President Trump, you can love him, you can hate him. The fact is that if you tell him that he'd be going around the room answering a whole bunch of questions from a lot of hostile media, he's like, all right, sign me up. He's happy to do it over and over again. I think the time has come for Kamala Harris to face the music.
PHILLIP: I am all for the interview and for the press conference. Bill? BURTON: Do not sleep on Gwen Walz, the first lady in Minnesota. She is a baller. She's the first --she is the first lady in Minnesota to have an office inside the Capitol. She's been an educator for her whole career. She's worked on prison reform. She's worked on getting education inside of prisons in order to, like, cut back on recidivism rates.
She's been fighting for kids and for the community for a long time and LGBTQ plus rights. And she is going to be a secret weapon that people do not see coming.
PHILLIP: All right, Coleman.
HUGHES: I think it's possible that Kamala Harris lost the election today with her decision to forego Josh Shapiro.
[23:00:00]
Can't be stated enough. There's no path to victory really without Pennsylvania. She was handed on a silver-- silver platter, the extremely popular governor of Pennsylvania that could get him -- get her that one extra percentage point that could determine the election.

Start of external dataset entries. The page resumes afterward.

@@ -92,6 +123,12 @@
     const int nt = bid - mt * ntn;
     const int g = blockIdx.y;
     const int m0 = mt * BM, n0 = nt * BN;
+    constexpr bool TAIL_RULE = !((NPL == 2 && TN == 8) || (NPL == 1 && LNEPI && WM == 2) || (NPL == 2 && OM == SER_MODE_FP16M) ||
+                                 (NPL == 2 && BK == 64 && MODE == SER_MODE_FP16X && OM == SER_MODE_FP16X) ||
+                                 (MODE == SER_MODE_FP16 && OM == SER_MODE_FP16X && TM * TN == 32));
+    const int live = TAIL_RULE ? __builtin_amdgcn_readfirstlane(max(0, min(TM, (p.M - m0 - wm * TM * 16 + 15) >> 4))) : TM;
+    using full_k = std::true_type;
+    using tail_k = std::false_type;
 
     const unsigned short* Abase = (const unsigned short*)p.A + (int64_t)g * p.a_group_stride;
     const unsigned short* Wbase = (const unsigned short*)p.W + (int64_t)g * p.w_group_stride;
@@ -223,8 +260,8 @@
     float* lnst = (float*)(lds + ST * STAGE);
     if (p.ln_stats_in) {
         for (int r = tid; r < BM; r += NT) {
-            int m = m0 + r;
-            m = m < p.M ? m : p.M - 1;
+            const int m = m0 + r;
+            if (m >= p.M) { lnst[2 * r] = 0.f; lnst[2 * r + 1] = 1.f; continue; }
             const float* ps = p.ln_stats_in + (int64_t)m * p.ln_groups * 2;
             f32x4 pv[16];
 #pragma unroll
@@ -238,8 +275,8 @@
             const float var = fmaxf(s2 * invK - mu * mu, 0.f);
             lnst[2 * r] = mu;
             lnst[2 * r + 1] = rsqrtf(var + p.ln_eps);
-            if (p.mean_out && nt == 0 && g == 0 && m0 + r < p.M) p.mean_out[m] = mu + (p.ln_shift ? p.ln_shift[m] : 0.f);
-            if (p.lnstat_out && nt == 0 && g == 0 && m0 + r < p.M) *(f32x2*)(p.lnstat_out + 2 * (int64_t)m) = (f32x2){mu, lnst[2 * r + 1]};
+            if (p.mean_out && nt == 0 && g == 0) p.mean_out[m] = mu + (p.ln_shift ? p.ln_shift[m] : 0.f);
+            if (p.lnstat_out && nt == 0 && g == 0) *(f32x2*)(p.lnstat_out + 2 * (int64_t)m) = (f32x2){mu, lnst[2 * r + 1]};
         }
         __syncthreads();
     }
@@ -312,6 +349,8 @@
         __builtin_amdgcn_sched_barrier(0);
         if (late) __builtin_amdgcn_s_barrier();
         int stage = 0;
+        auto kloop = [&](auto kform) {
+        constexpr bool FULL = decltype(kform)::value;
         for (int kt = 0; kt < total; ++kt) {
             const bool more = kt + ST - 1 < total;
             if (more) issue();
@@ -320,19 +359,21 @@
             const bool last = kt + 1 == total;
 #pragma unroll
             for (int ph = 0; ph < PH; ++ph) {
+                const int lv = live_rows<TM>(FULL, live);
                 bf16x8 af[SPP][TM], wf[SPP][TN];
                 bf16x8 al[NPL == 2 ? SPP : 1][NPL == 2 ? TM : 1], wl[NPL == 2 ? SPP : 1][NPL == 2 ? TN : 1];
 #pragma unroll
                 for (int u = 0; u < SPP; ++u) {
-#pragma unroll
-                    for (int x = 0; x < TM; ++x) {
+                    frag_rows<TM>(FULL, lv, [&](int x) {
                         af[u][x] = *(const bf16x8*)(sb + offA[ph * SPP + u] + x * 16 * ROWB);
                         if constexpr (NPL == 2) al[u][x] = *(const bf16x8*)(sb + offA[ph * SPP + u] + A_BYTES + x * 16 * ROWB);
-                    }
-#pragma unroll
-                    for (int x = 0; x < TN; ++x) {
-                        wf[u][x] = *(const bf16x8*)(sb + offW[ph * SPP + u] + x * 16 * ROWB);
-                        if constexpr (NPL == 2) wl[u][x] = *(const bf16x8*)(sb + offW[ph * SPP + u] + W_BYTES + x * 16 * ROWB);
+                    });
+                    if (FULL || lv > 0) {
+#pragma unroll
+                        for (int x = 0; x < TN; ++x) {
+                            wf[u][x] = *(const bf16x8*)(sb + offW[ph * SPP + u] + x * 16 * ROWB);
+                            if constexpr (NPL == 2) wl[u][x] = *(const bf16x8*)(sb + offW[ph * SPP + u] + W_BYTES + x * 16 * ROWB);
+                        }
                     }
                 }
                 asm volatile("s_waitcnt lgkmcnt(0)" ::: "memory");
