def _declare(lib):
    vp = c_void_p
    sigs = {
        "cs_last_error": (c_char_p, []),
        "cs_version": (c_int, []),
        "cs_device_count": (c_int, []),
        "cs_coordmap_create": (c_int, [vp, c_int64, c_int, vp, POINTER(vp)]),
        "cs_coordmap_stride": (c_int, [vp, c_int, vp, POINTER(vp)]),
        "cs_coordmap_pyramid": (c_int, [vp, c_int64, c_int, c_int, c_int, vp, POINTER(vp)]),
        "cs_coordmap_size": (c_int64, [vp]),
        "cs_coordmap_tensor_stride": (c_int, [vp]),
        "cs_coordmap_coords": (vp, [vp]),
        "cs_coordmap_free": (None, [vp]),
        "cs_kernelmap_build": (c_int, [vp, vp, c_int, c_int, vp, POINTER(vp)]),
        "cs_kernelmap_build_many": (c_int, [c_int, POINTER(vp), POINTER(vp), POINTER(c_int), POINTER(c_int), vp, POINTER(vp)]),
        "cs_kernelmap_num_pairs": (c_int64, [vp]),
        "cs_kernelmap_rows": (c_int64, [vp]),
        "cs_kernelmap_table": (vp, [vp]),
        "cs_kernelmap_export": (c_int64, [vp, vp, vp, vp, c_int64, vp]),
        "cs_kernelmap_free": (None, [vp]),
        "cs_conv_fwd": (c_int, [vp, c_int64, c_int64, vp, c_int, c_int, vp, c_int, vp, vp, vp,
                                c_int, c_int, vp, c_int, vp]),
        "cs_conv_wgrad": (c_int, [vp, c_int64, c_int64, vp, c_int, c_int, vp, c_int, c_int, vp, vp]),
        "cs_affine_act": (c_int, [c_int64, c_int, vp, c_int, vp, vp, vp, c_int, c_int, vp, c_int, vp]),
        "cs_row_l2_normalize": (c_int, [c_int64, c_int, vp, c_int, c_float, vp, c_int, vp]),
        "cs_segmented_max": (c_int, [c_int64, c_int, vp, c_int, vp, c_int, c_int, vp, vp]),
        "cs_instance_norm": (c_int, [c_int64, c_int, vp, c_int, vp, c_int, vp, vp, c_float, vp, c_int, vp]),
        "cs_voxelize": (c_int, [vp, POINTER(c_int64), c_int, c_double, vp, vp, POINTER(c_int64), vp]),
        "cs_voxelize_f64": (c_int, [vp, POINTER(c_int64), c_int, c_double, vp, vp, POINTER(c_int64), vp]),
        "cs_l2_topk": (c_int, [vp, c_int64, vp, c_int64, c_int, c_int, vp, vp, vp]),
        "cs_l2_topk_sq": (c_int, [vp, c_int64, vp, c_int64, c_int, c_int, vp, vp, vp]),
        "cs_knn_feat": (c_int, [vp, POINTER(c_int64), vp, POINTER(c_int64), POINTER(c_int32),
                                POINTER(c_int32), c_int, c_int, c_int, vp, vp, vp, vp, vp, vp]),
        "cs_chamfer_1dir": (c_int, [vp, POINTER(c_int64), vp, POINTER(c_int64), POINTER(c_int32),
                                    POINTER(c_int32), c_int, vp, vp, vp]),
        "cs_chamfer_2dir": (c_int, [vp, POINTER(c_int64), vp, POINTER(c_int64), POINTER(c_int32),
                                    POINTER(c_int32), c_int, vp, vp, vp]),
        "cs_hausdorff_1dir": (c_int, [vp, POINTER(c_int64), vp, POINTER(c_int64), POINTER(c_int32),
                                      POINTER(c_int32), c_int, vp, vp, vp]),
        "cs_ransac_batch": (c_int, [vp, vp, POINTER(c_int64), c_int, c_double, c_int, c_int, c_double,
                                    c_uint64, vp, vp, vp, vp, vp]),
        "cs_ransac_prefilter_stats": (None, [POINTER(c_uint64), c_int]),
        "cs_knn_shortlist_stats": (None, [POINTER(c_uint64), c_int]),
        "cs_chamfer_f16_stats": (None, [POINTER(c_uint64), c_int]),
        "cs_l2_topk_stats": (None, [POINTER(c_uint64), c_int]),
        "cs_topk_catalog_create": (c_int, [vp, c_int64, c_int, vp, POINTER(vp)]),
        "cs_l2_topk_catalog": (c_int, [vp, c_int64, vp, c_int, vp, vp, c_int, vp]),
        "cs_topk_catalog_free": (None, [vp]),
        "cs_symcut_fit": (c_int, [vp, c_int, vp, POINTER(c_int64), c_int, vp, c_int,
                                  POINTER(c_int32), c_int, c_int, c_int, vp, vp, vp, vp, vp]),
        "cs_symcut_labels": (c_int, [vp, POINTER(c_int64), c_int, POINTER(c_int32), vp, vp, vp]),
        "cs_partition_by_label": (c_int, [vp, vp, c_int, vp, vp]),
        "cs_cfg_bad": (c_int, [vp, c_int, vp, c_int, vp, vp]),
        "cs_rows_nonfinite": (c_int, [vp, c_int, vp, c_int, vp, vp]),
        "cs_corr_assemble": (c_int, [vp, vp, vp, vp, c_int, vp, c_int, c_int64, vp, vp, vp]),
        "cs_radius_pairs": (c_int, [vp, POINTER(c_int64), vp, POINTER(c_int64), POINTER(c_int32), POINTER(c_int32),
                                    c_int, c_double, c_int, vp, vp, POINTER(vp)]),
        "cs_radius_pairs_fill": (c_int, [vp, vp, vp, vp]),
        "cs_radius_plan_free": (None, [vp]),
        "cs_sample_pairs": (c_int, [vp, POINTER(c_int64), POINTER(c_int32), POINTER(c_int32), POINTER(c_int32),
                                    POINTER(c_int32), c_int, POINTER(c_int64), vp, vp, c_int, c_uint64, c_int,
                                    c_double, c_int, vp, vp, vp, vp, vp]),
        "cs_transform_f64": (c_int, [vp, POINTER(c_int64), POINTER(c_int32), c_int, vp, vp, vp]),
        "cs_pair_loss_fwd": (c_int, [c_int, POINTER(vp), POINTER(c_int64), POINTER(c_int32), c_int, c_int,
                                     POINTER(c_int32), POINTER(c_int32), POINTER(c_int32), POINTER(c_float),
                                     POINTER(c_double), POINTER(vp), POINTER(c_int64), vp, vp, vp]),
        "cs_pair_loss_bwd": (c_int, [c_int, POINTER(vp), POINTER(c_int64), POINTER(c_int32), c_int, c_int,
                                     POINTER(c_int32), POINTER(c_int32), POINTER(c_int32), POINTER(c_float),
                                     POINTER(c_double), POINTER(vp), POINTER(c_int64), vp, POINTER(vp),
                                     POINTER(c_int32), vp]),
        "cs_hardest_negatives": (c_int, [vp, c_int, vp, POINTER(c_int64), vp, c_int, vp, POINTER(c_int64),
                                         POINTER(c_int32), POINTER(c_int32), c_int, c_int, vp, c_int64, c_double, vp, vp,
                                         vp]),
        "cs_hardest_stats": (None, [POINTER(c_uint64), c_int]),
        "cs_icp_batch": (c_int, [vp, POINTER(c_int64), vp, POINTER(c_int64), POINTER(c_int32), POINTER(c_int32), c_int, vp,
                                 c_double, c_int, c_double, c_double, vp, vp, vp, vp, vp, vp, vp, vp]),
        "cs_icp_stats": (None, [POINTER(c_uint64), c_int]),
        "cs_icp_plane_batch": (c_int, [vp, POINTER(c_int64), vp, vp, POINTER(c_int64), POINTER(c_int32), POINTER(c_int32),
                                       c_int, vp, c_double, c_int, c_double, c_double, vp, vp, vp, vp, vp, vp, vp, vp]),
        "cs_icp_plane_robust_batch": (c_int, [vp, POINTER(c_int64), vp, vp, POINTER(c_int64), POINTER(c_int32),
                                              POINTER(c_int32), c_int, vp, c_double, c_int, c_double, c_double, c_int,
                                              c_double, vp, vp, vp, vp, vp, vp, vp, vp, vp]),
        "cs_icp_scale_batch": (c_int, [vp, POINTER(c_int64), vp, vp, POINTER(c_int64), POINTER(c_int32), POINTER(c_int32),
                                       c_int, vp, c_double, c_int, c_double, c_double, c_double, c_double, vp, vp, vp, vp,
                                       vp, vp, vp, vp, vp]),
        "cs_icp_gicp_batch": (c_int, [vp, vp, POINTER(c_int64), vp, vp, POINTER(c_int64), POINTER(c_int32), POINTER(c_int32),
                                      c_int, vp, c_double, c_int, c_double, c_double, c_double, vp, vp, vp, vp, vp, vp, vp,
                                      vp, vp]),
        "cs_estimate_normals": (c_int, [vp, POINTER(c_int64), c_int, c_int, vp, vp]),
        "cs_estimate_normals_hybrid": (c_int, [vp, POINTER(c_int64), c_int, c_double, c_int, vp, vp]),
        "cs_normals_stats": (None, [POINTER(c_uint64), c_int]),
        "cs_fgr_batch": (c_int, [vp, vp, POINTER(c_int64), c_int, c_double, c_double, c_double, c_int, c_int, c_double,
                                 c_int, c_uint64, vp, vp, vp, vp, vp, vp, vp]),
        "cs_prof_enable": (None, [c_int]),
        "cs_prof_reset": (None, []),
        "cs_prof_get": (c_int, [c_char_p, POINTER(c_double), POINTER(c_int64)]),
        "cs_prof_get_units": (c_int, [c_char_p, POINTER(c_double)]),
        "cs_pool_trim": (None, []),
        "cs_pool_stats": (None, [POINTER(c_uint64)]),
    }
    for name, (res, args) in sigs.items():
        fn = getattr(lib, name)
        fn.restype = res
        fn.argtypes = args
    return sigs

There's a chance we look back on this as a huge mistake.
PHILLIP: We'll see. Natasha.
ALFORD: We'll see. I don't agree with them, but that's okay. My call to action is that more teachers run for office. People who have served, who've served America's children, who know the weight of it, who know the pressure, that's experience that I think qualifies.
PHILLIP: We love teachers around here. Everyone, thank you very much. We appreciate you joining us and thank you for watching "NewsNight." "Laura Coates Live" starts right now.